**Problem**
Find the line containing "double cv[PL];" in the records below. Copy exactly that line and each one after it, ending at the line containing "hipStream_t side = nullptr, side2", and nothing more.

---------- Records shown

template <int U, int ABL, int PIPE = 2, int NW = kFlatWaves, bool UP = false>
__global__ __launch_bounds__(NW * 64, NW > 8 ? 3 : 2) void k_sweep_flatw(TileDev T, const uint8_t* __restrict__ act,
                                                                       const double* __restrict__ b, long long n_bins,
                                                                       double* __restrict__ part) {
    constexpr int UW = 2;
    __shared__ __attribute__((aligned(16))) FlatWLds<NW, UP> L;
    const int k0 = T.fg_ptr[blockIdx.x], nk = T.fg_ptr[blockIdx.x + 1] - k0;
    {
        bool on = false;
        for (int k = 0; k < nk && !on; ++k) {
            const int u = T.fg_unit[k0 + k];
            for (int g = T.u_glo[u]; g <= T.u_ghi[u]; ++g) on |= act[g] != 0;
        }
        if (!on) return;
    }
    const int wave = __builtin_amdgcn_readfirstlane(threadIdx.x >> 6), lane = threadIdx.x & 63;
    const int J = T.tile_J[T.u_tlo[T.fg_unit[k0]]];
    const FlatDesc* __restrict__ desc = T.fg_desc + k0;
    const int cslot = UP && T.upper ? T.fg_cslot[blockIdx.x] : -1;
    if (threadIdx.x == 0) L.next = 0;
    if (ABL != 2 && threadIdx.x < kSweepThreads) stage_bias(L.bl, b, (long long)J * kW, n_bins);
    if (cslot >= 0)
        for (int k = threadIdx.x; k < kW; k += NW * 64) L.cacc[k] = 0;
    __syncthreads();
    const double* __restrict__ bl = L.bl;
    uint16_t* __restrict__ rec = L.rec[wave];
    double* __restrict__ acc = L.acc[wave];
    const uint16_t* fstn = rec;
    const uint16_t* fstw = rec + (kR + 1);
    const uint16_t* fidn = rec + 2 * (kR + 1);
    const uint16_t* fidw = fidn + kR;
    struct Tw {
        int slot, frec, nr, nfn, nfw;
        uint32_t qbn, qbw;
        const uint4 *payn4, *payw4;
        int up;
        const u64* bblk;
    };
    auto grab = [&](Tw& x) -> bool {
        for (;;) {
            int k = 0;
            if (lane == 0) k = atomicAdd(&L.next, 1);
            k = __builtin_amdgcn_readfirstlane(__shfl(k, 0, 64));
            if (k >= nk) return false;
            const FlatDesc d = desc[k];
            bool on = false;
            const int ngr = d.ghi - d.glo + 1;
            if (ngr <= 64) {
                const uint8_t a = act[d.glo + (lane < ngr ? lane : ngr - 1)];
                on = __ballot((a != 0) & (lane < ngr)) != 0;
            } else {
                for (int g = d.glo; g <= d.ghi; ++g) on |= act[g] != 0;
            }
            if (!on) continue;
            x = Tw{d.slot, d.frec, (int)d.nr, (int)d.nfn, (int)d.nfw, d.qbn, d.qbw,
                   reinterpret_cast<const uint4*>(T.payn + d.entn), reinterpret_cast<const uint4*>(T.pay + d.ent),
                   cslot >= 0 && d.upper ? 1 : 0, T.bfix + T.row_lo + (long long)d.rb * kR};
            return true;
        }
    };
    Tw cur;
    const bool any = grab(cur);
    uint4 v[U], vw[UW];
    if (any && cur.nfn) flat_load_ilv<U>(cur.payn4, 0u, cur.qbn, lane, v);
    if (any && cur.nfw) flat_load<UW>(cur.payw4, (uint32_t)lane * UW, 0u, cur.qbw, vw);
    for (; any;) {
        const uint4* rg = T.frec + (size_t)cur.frec * kFrecU4;
        const bool idn = cur.nfn == cur.nr;
        {
            static_assert((kR + 1 + 7) / 8 + 1 <= 2 * 64, "record range > 2 uint4 per lane");
            uint4* r4 = reinterpret_cast<uint4*>(rec);
            const int h0[4] = {0, kR + 1, 2 * (kR + 1), 2 * (kR + 1) + kR};
            const int h1[4] = {cur.nfn + 1, kR + 1 + cur.nfw + 1, idn ? 2 * (kR + 1) : 2 * (kR + 1) + cur.nfn,
                               2 * (kR + 1) + kR + cur.nfw};
            uint4 tq[4][2];
            int qs[4][2];
#pragma unroll
            for (int g = 0; g < 4; ++g) {
                const int q0 = h0[g] / 8, q1 = (h1[g] + 7) / 8;
#pragma unroll
                for (int h = 0; h < 2; ++h) {
                    const int q = q0 + lane + 64 * h;
                    qs[g][h] = q < q1 ? q : q0;
                    tq[g][h] = rg[qs[g][h]];
                }
            }
#pragma unroll
            for (int g = 0; g < 4; ++g)
#pragma unroll
                for (int h = 0; h < 2; ++h) r4[qs[g][h]] = tq[g][h];
        }
        wave_lds_sync();
        const ColArgs ca{cur.bblk, L.cacc};
        if (UP && cur.up) {
            flat_seg_c<U, ABL, 8, true, true>(cur.payn4, v, 0u, cur.qbn, 0, cur.nfn, fstn, cur.nfn, bl, acc, lane,
                                              ca, idn ? nullptr : fidn);
        } else {
            if (PIPE)
                flat_seg_c_pipe<U, ABL, 8, false, true>(cur.payn4, v, 0u, cur.qbn, 0, cur.nfn, fstn, cur.nfn, bl, acc,
                                                        lane);
            else
                flat_seg_c<U, ABL, 8, false, true>(cur.payn4, v, 0u, cur.qbn, 0, cur.nfn, fstn, cur.nfn, bl, acc, lane);
        }
        wave_lds_sync();
        constexpr int PL = kR / 64;
        double cv[PL];
        int cid[PL];
#pragma unroll
        for (int q = 0; q < PL; ++q) {
            const int i = lane + 64 * q;
            cv[q] = i < cur.nfn ? acc[i] : 0.0;
            cid[q] = i < cur.nfn ? (idn ? i : (int)fidn[i]) : -1;
        }
        wave_lds_sync();
#pragma unroll
        for (int q = 0; q < PL; ++q) acc[lane + 64 * q] = 0.0;
        wave_lds_sync();
#pragma unroll
        for (int q = 0; q < PL; ++q)
            if (cid[q] >= 0) acc[cid[q]] = cv[q];
        wave_lds_sync();
        if (UP && cur.up) {
            if (PIPE)
                flat_seg_pipe<UW, ABL, 4, true>(cur.payw4, vw, 0u, cur.qbw, 0, cur.nfw, fstw, fidw, cur.nfw, bl, acc, lane,
                                                ca);
            else flat_seg<UW, ABL, 4, true>(cur.payw4, vw, 0u, cur.qbw, 0, cur.nfw, fstw, fidw, cur.nfw, bl, acc, lane, ca);
        } else {
            if (PIPE) flat_seg_pipe<UW, ABL, 4>(cur.payw4, vw, 0u, cur.qbw, 0, cur.nfw, fstw, fidw, cur.nfw, bl, acc, lane);
            else flat_seg<UW, ABL, 4>(cur.payw4, vw, 0u, cur.qbw, 0, cur.nfw, fstw, fidw, cur.nfw, bl, acc, lane);
        }
        wave_lds_sync();
        Tw nxt;
        bool more = false;
        if (PIPE == 2) {
            more = grab(nxt);
            if (more) {
                if (nxt.nfn) flat_load_ilv<U>(nxt.payn4, 0u, nxt.qbn, lane, v);
                if (nxt.nfw) flat_load<UW>(nxt.payw4, (uint32_t)lane * UW, 0u, nxt.qbw, vw);
            }
        }
        double* __restrict__ out = part + cur.slot;
        for (int r = lane; r < cur.nr; r += 64) out[r] = acc[r];
        wave_lds_sync();
        if (PIPE != 2) {
            more = grab(nxt);
            if (more) {
                if (nxt.nfn) flat_load_ilv<U>(nxt.payn4, 0u, nxt.qbn, lane, v);
                if (nxt.nfw) flat_load<UW>(nxt.payw4, (uint32_t)lane * UW, 0u, nxt.qbw, vw);
            }
        }
        if (!more) break;
        cur = nxt;
    }
    if (UP && cslot >= 0) {
// ... 1169 lines not shown
    DBuf<unsigned long long> cx_send, cx_recv, cx_all;
    int32_t iters_done = 0;
    PinnedBuf<uint8_t> h_active;
    std::vector<hipEvent_t> ev;
    double sweep_ms = 0.0, iter_ms = 0.0;
    int32_t sweep_launches = 0;
    hipStream_t side = nullptr, side2 = nullptr;
    hipEvent_t fork = nullptr, join = nullptr, join2 = nullptr;
    ~hh_ice() {
        for (auto e : ev) (void)hipEventDestroy(e);
        if (join2) (void)hipEventDestroy(join2);
        if (side2) (void)hipStreamDestroy(side2);
        if (fork) (void)hipEventDestroy(fork);
        if (join) (void)hipEventDestroy(join);
        if (side) (void)hipStreamDestroy(side);
    }
    bool full() const { return m->row_lo == 0 && m->row_hi == m->n_bins; }
    TileArgs ta() {
        return TileArgs{tile_lo.p, tile_hi.p, tile_group.p, group_tile_ptr.p, blk_tile_ptr.p, tile_cnt.p,
                        tile_sum.p, tile_sq.p, g_cnt.p, g_sum.p, counter.p};
    }
    bool small_stats() const { return hh::g_fuse_stats == 1 || (hh::g_fuse_stats < 0 && n_tiles <= hh::kFuseMaxTiles); }
    uint8_t* act() { return active.p + (iters_done & 1) * G; }
    uint8_t* nxt() { return active.p + (1 - (iters_done & 1)) * G; }
};
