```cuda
#define TAIL_LOGN 4096
extern "C" int bwag_ctx_set_contigs(bwag_ctx_t *c, int n_seqs, const int64_t *offset, const int32_t *len, const uint8_t *is_alt, const char *const *names)
{
// ... 156 lines not shown
```

### bwa_b200/csrc/cuda/bwag_global.cu

```cuda
#include "bwag_dev.cuh"
#include "bwag_kernels.h"

#define NEG_INF (-0x40000000)

__device__ __forceinline__ int warp_ksw_global(int lane, int qlen, const uint8_t *q, int tlen, const uint8_t *t, const int8_t *mat,
                               int o_del, int e_del, int o_ins, int e_ins, int w, int *H, int *E, uint8_t *z, int n_col, u64 *cells)
{
	const int oe_del = o_del + e_del, oe_ins = o_ins + e_ins;
	for (int j = lane; j <= qlen; j += 32) {
		H[j] = j == 0 ? 0 : (j <= w ? -(o_ins + e_ins * j) : NEG_INF);
		E[j] = NEG_INF;
	}
	__syncwarp();
	for (int i = 0; i < tlen; ++i) {
		const int8_t *srow = mat + t[i] * 5;
		const int beg = i > w ? i - w : 0, end = i + w + 1 < qlen ? i + w + 1 : qlen;
		int carry_h = beg == 0 ? -(o_del + e_del * (i + 1)) : NEG_INF;
		int carry_f = NEG_INF;
		uint8_t *zi = z ? z + (i64)i * n_col : 0;
		if (end > beg) *cells += (u64)(end - beg);
		for (int j0 = beg; j0 < end; j0 += 32) {
			const int j = j0 + lane;
			const bool act = j < end;
			int m = NEG_INF, e = NEG_INF, tt, s, f, h, hp;
// ... 90 lines not shown
		}
		if (lane0) A::st_he(he + 8 * end, carry_h, NEG_INF);
		__syncwarp();
	}
	return A::ld_he(he + 8 * qlen).x;
}

__device__ __forceinline__ int md_put_num(char *md, int l, int v)
{
	char buf[12];
	int n = 0;
	do { buf[n++] = (char)('0' + v % 10); v /= 10; } while (v);
	while (n) md[l++] = buf[--n];
	return l;
}

template <bool C, class X, class Y> struct SelG { typedef X type; };
template <class X, class Y> struct SelG<false, X, Y> { typedef Y type; };
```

--------------------

**Answer below**
        double cv[PL];
        int cid[PL];
#pragma unroll
        for (int q = 0; q < PL; ++q) {
            const int i = lane + 64 * q;
            cv[q] = i < cur.nfn ? acc[i] : 0.0;
            cid[q] = i < cur.nfn ? (idn ? i : (int)fidn[i]) : -1;
        }
        wave_lds_sync();
#pragma unroll
        for (int q = 0; q < PL; ++q) acc[lane + 64 * q] = 0.0;
        wave_lds_sync();
#pragma unroll
        for (int q = 0; q < PL; ++q)
            if (cid[q] >= 0) acc[cid[q]] = cv[q];
        wave_lds_sync();
        if (UP && cur.up) {
            if (PIPE)
                flat_seg_pipe<UW, ABL, 4, true>(cur.payw4, vw, 0u, cur.qbw, 0, cur.nfw, fstw, fidw, cur.nfw, bl, acc, lane,
                                                ca);
            else flat_seg<UW, ABL, 4, true>(cur.payw4, vw, 0u, cur.qbw, 0, cur.nfw, fstw, fidw, cur.nfw, bl, acc, lane, ca);
        } else {
            if (PIPE) flat_seg_pipe<UW, ABL, 4>(cur.payw4, vw, 0u, cur.qbw, 0, cur.nfw, fstw, fidw, cur.nfw, bl, acc, lane);
            else flat_seg<UW, ABL, 4>(cur.payw4, vw, 0u, cur.qbw, 0, cur.nfw, fstw, fidw, cur.nfw, bl, acc, lane);
        }
        wave_lds_sync();
        Tw nxt;
        bool more = false;
        if (PIPE == 2) {
            more = grab(nxt);
            if (more) {
                if (nxt.nfn) flat_load_ilv<U>(nxt.payn4, 0u, nxt.qbn, lane, v);
                if (nxt.nfw) flat_load<UW>(nxt.payw4, (uint32_t)lane * UW, 0u, nxt.qbw, vw);
            }
        }
        double* __restrict__ out = part + cur.slot;
        for (int r = lane; r < cur.nr; r += 64) out[r] = acc[r];
        wave_lds_sync();
        if (PIPE != 2) {
            more = grab(nxt);
            if (more) {
                if (nxt.nfn) flat_load_ilv<U>(nxt.payn4, 0u, nxt.qbn, lane, v);
                if (nxt.nfw) flat_load<UW>(nxt.payw4, (uint32_t)lane * UW, 0u, nxt.qbw, vw);
            }
        }
        if (!more) break;
        cur = nxt;
    }
    if (UP && cslot >= 0) {
// ... 1169 lines not shown
    DBuf<unsigned long long> cx_send, cx_recv, cx_all;
    int32_t iters_done = 0;
    PinnedBuf<uint8_t> h_active;
    std::vector<hipEvent_t> ev;
    double sweep_ms = 0.0, iter_ms = 0.0;
    int32_t sweep_launches = 0;
    hipStream_t side = nullptr, side2 = nullptr;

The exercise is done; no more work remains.